We test these opt and debug builds on OSX10.8 for incremental builds per checkin during the day, full clobber builds every night and all builds available on ftp.m.o. All the usual goodness, just like we do for OSX10.6, OSX10.7. For anyone interested in more details, check out kmoir’s blogpost, or bug#731278. Congrats to kmoir, on all the behind-the-scenes work needed to cat-herd this large, multiheaded project across the production line, only a few months after joining Mozilla.

This was our second big OSX10.8 project. In early July, bhearsum and edransch got OSX signing automation into production in preparation for the release of OSX10.8. For details of that work, the curious can read bug#730924 and bhearsum’s blog.

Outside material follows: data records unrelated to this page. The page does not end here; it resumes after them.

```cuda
__device__ __forceinline__ void gemm_blockdiag(float (&acc)[4][8], const float* __restrict__ sT,
                                               const float* __restrict__ sBc, const float* __restrict__ sBg,
                                               int ldb, int r0, int c0) {
#pragma unroll 2
  for (int k4 = 0; k4 < 16; ++k4) {
    float4 hc[4], hg[4];
#pragma unroll
    for (int i = 0; i < 4; ++i) {
      hc[i] = lds4(sT + (r0 + i) * HS + k4 * 4);
      hg[i] = lds4(sT + (r0 + i) * HS + 64 + k4 * 4);
    }
#pragma unroll
    for (int kk = 0; kk < 4; ++kk) {
      const float4 wc = lds4(sBc + (k4 * 4 + kk) * ldb + c0);
      const float4 wg = lds4(sBg + (k4 * 4 + kk) * ldb + c0);
#pragma unroll
      for (int i = 0; i < 4; ++i) {
        const float a = f4at(hc[i], kk);
        const float g = f4at(hg[i], kk);
        acc[i][0] = fmaf(a, wc.x, acc[i][0]);
        acc[i][1] = fmaf(a, wc.y, acc[i][1]);
        acc[i][2] = fmaf(a, wc.z, acc[i][2]);
        acc[i][3] = fmaf(a, wc.w, acc[i][3]);
        acc[i][4] = fmaf(g, wg.x, acc[i][4]);
        acc[i][5] = fmaf(g, wg.y, acc[i][5]);
        acc[i][6] = fmaf(g, wg.z, acc[i][6]);
        acc[i][7] = fmaf(g, wg.w, acc[i][7]);
      }
    }
  }
}


template <typename KernelT>
inline int resident_ctas(KernelT kernel, int smem_bytes) {
  int per_sm = 0;
  if (cudaOccupancyMaxActiveBlocksPerMultiprocessor(&per_sm, kernel, NTHR, smem_bytes) != cudaSuccess || per_sm < 1)
    per_sm = 1;
  return per_sm * sm_count();
}

#endif

int atom_conv_fwd_tc(const FwdArgs& a, cudaStream_t stream);
int bond_conv_fwd_tc(const FwdArgs& a, cudaStream_t stream);
int atom_conv_bwd_tc(const BwdArgs& a, cudaStream_t stream);
int bond_conv_bwd_tc(const BwdArgs& a, cudaStream_t stream);

int atom_conv_bwd_ws(const BwdArgs& a, cudaStream_t stream);
int bond_conv_bwd_ws(const BwdArgs& a, cudaStream_t stream);

int atom_conv_fused_ws(const float* pcn, const float* pe, const float* wag, const int32_t* center, const int32_t* nbr,
                       const int32_t* d2u, const int32_t* ptr_c, int n_edges, int n_atoms, const float* w2t, const float* b2,
                       const float* ln, float* agg, float* save_p, float* parts, cudaStream_t stream);
int bond_conv_fused_ws(const float* pij, const float* px, const float* pa, const float* wbg, const int32_t* ang_atom,
                       const int32_t* ang_i, const int32_t* ang_j, const int32_t* ptr_i, int n_angles, int n_slots,
                       const float* w2t, const float* b2, const float* ln, float* agg, float* save_pre, float* save_p,
                       float* parts, cudaStream_t stream);

}
}
```

chgnet_b200/csrc/gated_ws.cu:

```cuda
#include "gated_common.cuh"
#include "tc.cuh"

namespace chg {
namespace gated {
namespace {

constexpr int WS_THREADS = 512;
constexpr int TR = 128;
constexpr int HALF_BYTES = TR * 64 * 4;
constexpr int IMG_BYTES = 64 * 64 * 4;
constexpr int STRIP = 16;

struct WsSmem {
  static constexpr int IMG_OFF = 0;
  static constexpr int HS_OFF = 4 * IMG_BYTES;
  static constexpr int O_OFF = HS_OFF + 2 * HALF_BYTES;
  static constexpr int GIDX_OFF = O_OFF + HALF_BYTES;
  static constexpr int EIDX_OFF = GIDX_OFF + 2 * 3 * TR * 4;
  static constexpr int B2_OFF = EIDX_OFF + 4 * TR * 4;
  static constexpr int LN_OFF = B2_OFF + 128 * 4;
  static constexpr int TOTAL = LN_OFF + 256 * 4;
};

struct WsBars {
  uint64_t a_full[2], a_empty[2];
};

struct FusedArgs {
  const float* p_a;
  const float* p_b;
  const float* p_c;
  const float* wgt;
  const int32_t* idx0;
  const int32_t* idx1;
  const int32_t* idx2;
  const int32_t* ptr;
  int32_t n_rows, n_seg;
  const float* w2t;
  const float* b2;
  const float* ln;
  float* out;
  float* parts;
  float* save_pre;
  float* save_p;
};

__device__ __forceinline__ void prefetch_l2(const void* p) { asm volatile("prefetch.global.L2 [%0];" ::"l"(p)); }
__device__ __forceinline__ int swz(int r, int c) { return r * 256 + ((c ^ (r & 7)) << 4); }

__device__ __forceinline__ void build_image_ws(uint8_t* hi, uint8_t* lo, const float* __restrict__ src, int ld, int col0,
                                               int tid) {
  for (int i = tid; i < 4096; i += (int)blockDim.x) {
    const int kk = i >> 6, n = i & 63;
    uint32_t h, l;
    tc::split_tf32(__ldg(src + (size_t)kk * ld + col0 + n), h, l);
    const uint32_t off = tc::kmajor_offset(n, kk, 64);
    *reinterpret_cast<uint32_t*>(hi + off) = h;
    *reinterpret_cast<uint32_t*>(lo + off) = l;
  }
}
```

Infrastructure load for August 2012

  • #checkins-per-month: We had 5,803 checkins in August2012, another new record, which breaks last month’s record (5,635 checkins), which in turn broke the previous month’s record (5,194)…
  • #checkins-per-day: We had consistently high load across the month, 17-of-31 days had over 200 checkins-per-day.
  • #checkins-per-hour: The peak this month was 12.3 checkins per hour, and throughout the month, we sustained over 11-checkins-per-hour for 5 out of 24 hours in a day.

mozilla-inbound, fx-team:
Ratios this month identical within one percentage of last month. Again, mozilla-inbound continues to be heavily used as an integration branch, with 25.7% of all checkins, far more then the other integration branches fx-team (1.4% of checkins) or mozilla-central (2.9% of checkins). For comparison, I note that more people landed on mozilla-aurora then on mozilla-central.

mozilla-aurora, mozilla-beta:

  • 3.1% of our total monthly checkins landed into mozilla-aurora.
  • 1.9% of our total monthly checkins landed into mozilla-beta.

(Standard disclaimer: I’m always glad whenever we catch a problem *before* we ship a release; it avoids us having to do a chemspill release and also we ship better code to our Firefox users in the first place.)

misc other details:

  • Pushes per day
    • You can clearly see weekends through the month.

  • Pushes by hour of day
    • It is worth noting that for 5 hours in every 24 hour day, we did over 11 checkins-per-hour. For two of those hours, we did over 12 checkins-per-hour. Phrased another way, thats at least one checkin every 5mins for 5 hours.